L’allestimento stesso della mostra si rifà alla pittura di questo artista che in fondo dipingeva cose molto normali e quotidiane, senza orpelli strani eppure riusciva a creare mondi fantastici seppur con oggetti comuni e riconoscibili (ed ecco spiegati i pavimenti del museo lasciati a vista – stranamente non ricoperti da moquette- e le quinte prospettiche spesso proprio con le finestre tagliate di scorcio tanto care alle prospettive allucinate di De Chirico).

Giorgio De chirico vive in una costante condizione di sradicamento: geografico ma anche famigliare ed emotivo.  Nato in Grecia da genitori italiani (ingegnere il padre, baronessa la madre), tornerà poi a vivere e a studiare in Italia e in Germania. Le sue opere e la stessa esposizione, ruotano attorno a lui e ai suoi autoritratti (tanti, bellissimi e spesso molto ironici). I suoi mondi sono le piazze che lo hanno reso famoso e i tagli prospettici che mettono in evidenza i personaggi, spesso ridotti a manichini, rappresentati con colori accesi…sono i colori caldi del mediterraneo che lo accompagnano sempre.

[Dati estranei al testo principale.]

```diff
@@ -304,6 +334,33 @@
     uint4 *cwl = reinterpret_cast<uint4 *>(otile + (CLS ? NPX * OPS : 0));
     float *cbl = reinterpret_cast<float *>(cwl + (CLS ? (sizeof(T) == 4 ? 1024 : 512) : 0));
     float *cmx = cbl + 64;
+    constexpr bool ORD = BNECK_STAGE_ORDER && BNECK_GLDS && sizeof(T) == 4 && !CLS && (BNECK_STAGE_ORDER == 2 || KEEP);
+    constexpr bool ORDC = ORD && BNECK_CONST_GLDS != 0;
+    constexpr int OSR1 = (KS1 * 32 + PADW) * (int)sizeof(T) / 16, OSR2 = (KS2 * 32 + PADW) * (int)sizeof(T) / 16;
+    constexpr int ONSL = NR1 * 16 * OSR1 + NR1 * 16 * OSR2 * (ASYM ? 2 : 1) + C * (32 + PADW) * (int)sizeof(T) / 16;
+    constexpr int OSB = (NR1 * 16 * OSR1 + 63) & ~63;
+    static_assert(!ORD || OSB <= ONSL, "part A lies inside the weight region");
+    auto ord_consts = [&](bool late, auto &&f) -> int {
+        int item = 0, cnt = 0;
+#pragma unroll
+        for (int k = 0; k < 9; ++k) {
+            if (!ASYM && (k == 4 || k == 5)) continue;
+            const int n = k < 6 ? NP1 : C;
+#pragma unroll
+            for (int c0 = 0; c0 < n; c0 += 64, ++item) {
+                if ((k >= 2) != late || item % NW != wave) continue;
+                ++cnt;
+                f(k, c0, n);
+            }
+        }
+        return cnt;
+    };
+    auto ord_late = [&]() -> int {
+        const int nw = OSB + wave * 64 < ONSL ? (ONSL - OSB - wave * 64 + NT - 1) / NT : 0;
+        return nw + (ORDC ? ord_consts(true, [](int, int, int) {}) : 0);
+    };
+    if constexpr (ORD && !SCL)
+        if (bneck_range<ASYM>(a.rg, rng_reduce(rlane)).any) return false;
     {
         constexpr int CPR1 = KS1 * 32 * (int)sizeof(T) / 16, CPR2 = KS2 * 32 * (int)sizeof(T) / 16, CPR3 = 32 * (int)sizeof(T) / 16;
         constexpr int N1 = NR1 * 16 * CPR1, N2 = NR1 * 16 * CPR2, N3 = C * CPR3;
@@ -321,7 +378,37 @@
             if (i < N3) { r = i / CPR3; c = i - r * CPR3; src = (const uint4 *)a.w3 + i; dst = (unsigned char *)(w3 + r * K3S) + c * 16; return true; }
             return false;
         };
-        if constexpr (GLDS) {
+        if constexpr (ORD) {
+            (void)buf;
+            vm_wait_seen<0x0F70>();
+            constexpr int O2 = NR1 * 16 * OSR1, O2B = O2 + NR1 * 16 * OSR2, O3 = O2 + NR1 * 16 * OSR2 * (ASYM ? 2 : 1);
+            auto slots = [&](int lo, int hi) {
+                for (int base = lo + wave * 64; base < hi; base += NT) {
+                    const int q = base + lane;
+                    const uint4 *src;
+                    auto pick = [&](const void *w, int k, int SR, int CPR) {
+                        const int r = k / SR, c = k - r * SR;
+                        const int cs = HL ? (c & ~7) | ((c & 7) < 4 ? 2 * (c & 7) : 2 * (c & 3) + 1) : c;
+                        src = (const uint4 *)w + r * CPR + (c < CPR ? cs : 0);
+                    };
+                    if (q < O2) pick(a.w1, q, OSR1, CPR1);
+                    else if (q < O2B) pick(a.w2, q - O2, OSR2, CPR2);
+                    else if (q < O3) pick(a.w2b, q - O2B, OSR2, CPR2);
+                    else pick(a.w3, q - O3, (32 + PADW) * (int)sizeof(T) / 16, CPR3);
+                    if (q < ONSL)
+                        glds_asm16(src, (uint32_t)(size_t)(__attribute__((address_space(3))) void *)(smem + (size_t)base * 16));
+                }
+            };
+            const float *srcs[9] = {a.b1, a.s1, a.b2, a.s2, a.b2b, a.s2b, a.b3, a.s3, a.s_out};
+            float *dsts[9] = {cb1, cs1, cb2, cs2, cb2b, cs2b, cb3, cs3, cso};
+            auto cdma = [&](int k, int c0, int n) {
+                if (c0 + lane < n) glds_asm4(srcs[k] + c0 + lane, (uint32_t)(size_t)(__attribute__((address_space(3))) void *)(dsts[k] + c0));
+            };
+            slots(0, OSB);
+            if constexpr (ORDC) ord_consts(false, cdma);
+            slots(OSB, ONSL);
+            if constexpr (ORDC) ord_consts(true, cdma);
+        } else if constexpr (GLDS) {
             (void)buf;
             constexpr int ES = (int)sizeof(T);
             constexpr int SR1 = (KS1 * 32 + PADW) * ES / 16, SR2 = (KS2 * 32 + PADW) * ES / 16, SR3 = (32 + PADW) * ES / 16;
@@ -367,7 +454,8 @@
                 if (locate(i, src, dst)) *reinterpret_cast<uint4 *>(dst) = *src;
             }
         }
-        if constexpr (GLDS && (BNECK_CONST_GLDS == 2 || (BNECK_CONST_GLDS == 1 && C != 128))) {
+        if constexpr (ORDC) {
+        } else if constexpr (GLDS && (BNECK_CONST_GLDS == 2 || (BNECK_CONST_GLDS == 1 && C != 128))) {
             const float *srcs[9] = {a.b1, a.s1, a.b2, a.s2, a.b2b, a.s2b, a.b3, a.s3, a.s_out};
             float *dsts[9] = {cb1, cs1, cb2, cs2, cb2b, cs2b, cb3, cs3, cso};
             int item = 0;
@@ -633,9 +721,12 @@
         STAMP(0); STAMP_WG();
         const bool first = it == slot;
         if constexpr (!KEEP) {
-            if (GLDS && first) asm volatile("s_waitcnt vmcnt(0)" ::: "memory");
+            if (GLDS && first) {
+                if constexpr (ORD) vm_wait_upto62(ord_late());
+                else asm volatile("s_waitcnt vmcnt(0)" ::: "memory");
+            }
             __syncthreads();
-            if constexpr (F32 && !SCL) {
+            if constexpr (F32 && !SCL && !ORD) {
                 if (first && bneck_range<ASYM>(a.rg, rng_reduce(rlane)).any) {
                     asm volatile("s_waitcnt vmcnt(0) lgkmcnt(0)" ::: "memory");
                     __syncthreads();
@@ -716,12 +807,13 @@
                 for (int j = 0; j < NF2; ++j) nld += wave + NW * j < NFT && need1(wave + NW * j) ? KS1 * LPS : 0;
 #pragma unroll
                 for (int k = 0; k < NBE && k < NBW; ++k) nld += wb + NW * k < NFB && needb(wb + NW * k) ? KS1 * LPS : 0;
-                vm_wait_upto(BNECK_GLDS_PARTIAL ? (nld < 24 ? nld & ~1 : 24) : 0);
+                if constexpr (ORD) vm_wait_upto62(BNECK_GLDS_PARTIAL ? nld + ord_late() : 0);
+                else vm_wait_upto(BNECK_GLDS_PARTIAL ? (nld < 24 ? nld & ~1 : 24) : 0);
             }
             asm volatile("s_waitcnt lgkmcnt(0)" ::: "memory");
             if (!EARLY_FREE || first) __builtin_amdgcn_s_barrier();
             asm volatile("" ::: "memory");
-            if constexpr (F32 && !SCL) {
+            if constexpr (F32 && !SCL && !ORD) {
                 if (first && bneck_range<ASYM>(a.rg, rng_reduce(rlane)).any) {
                     asm volatile("s_waitcnt vmcnt(0) lgkmcnt(0)" ::: "memory");
                     __syncthreads();
@@ -846,6 +938,7 @@
             }
         }
         STAMP(2);
+        if constexpr (ORD) { if (first) asm volatile("s_waitcnt vmcnt(0)" ::: "memory"); }
         __syncthreads();
         STAMP(3);
 
@@ -1117,6 +1210,7 @@
                         wave_lds_sync();
                     }
                 }
+                if constexpr (ORD && BNECK_ORD_LATCH) vm_wait_seen<0x0F70>();
                 STAMP(6);
                 continue;
             }
@@ -1164,6 +1258,7 @@
                 }
                 wave_lds_sync();
             }
+            if constexpr (ORD && BNECK_ORD_LATCH) vm_wait_seen<0x0F70>();
             STAMP(6);
             continue;
         }
@@ -1410,6 +1505,7 @@
             }
         }
         pref = has_next;
+        if constexpr (ORD && BNECK_ORD_LATCH) vm_wait_seen<0x0F70>();
         STAMP(6);
     }
     if constexpr (F32) rng_commit_wg(amo, a.rg.amax_out, reinterpret_cast<float *>(ts), NW);
```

Il Centauro morente, probabilmente realizzato a Milano, accoglie i visitatori della mostra. Sta soffrendo mentre il suo assassino si allontana. Sembra la scena di un film (e spesso le opere di De Chirico anticipano scene del cinema). Forse la morte del centauro rappresenta la morte del padre nel 1905 cui seguirà il cambiamento radicale della vita di tutta la famiglia che lascerà la Grecia per far ritorno in Italia.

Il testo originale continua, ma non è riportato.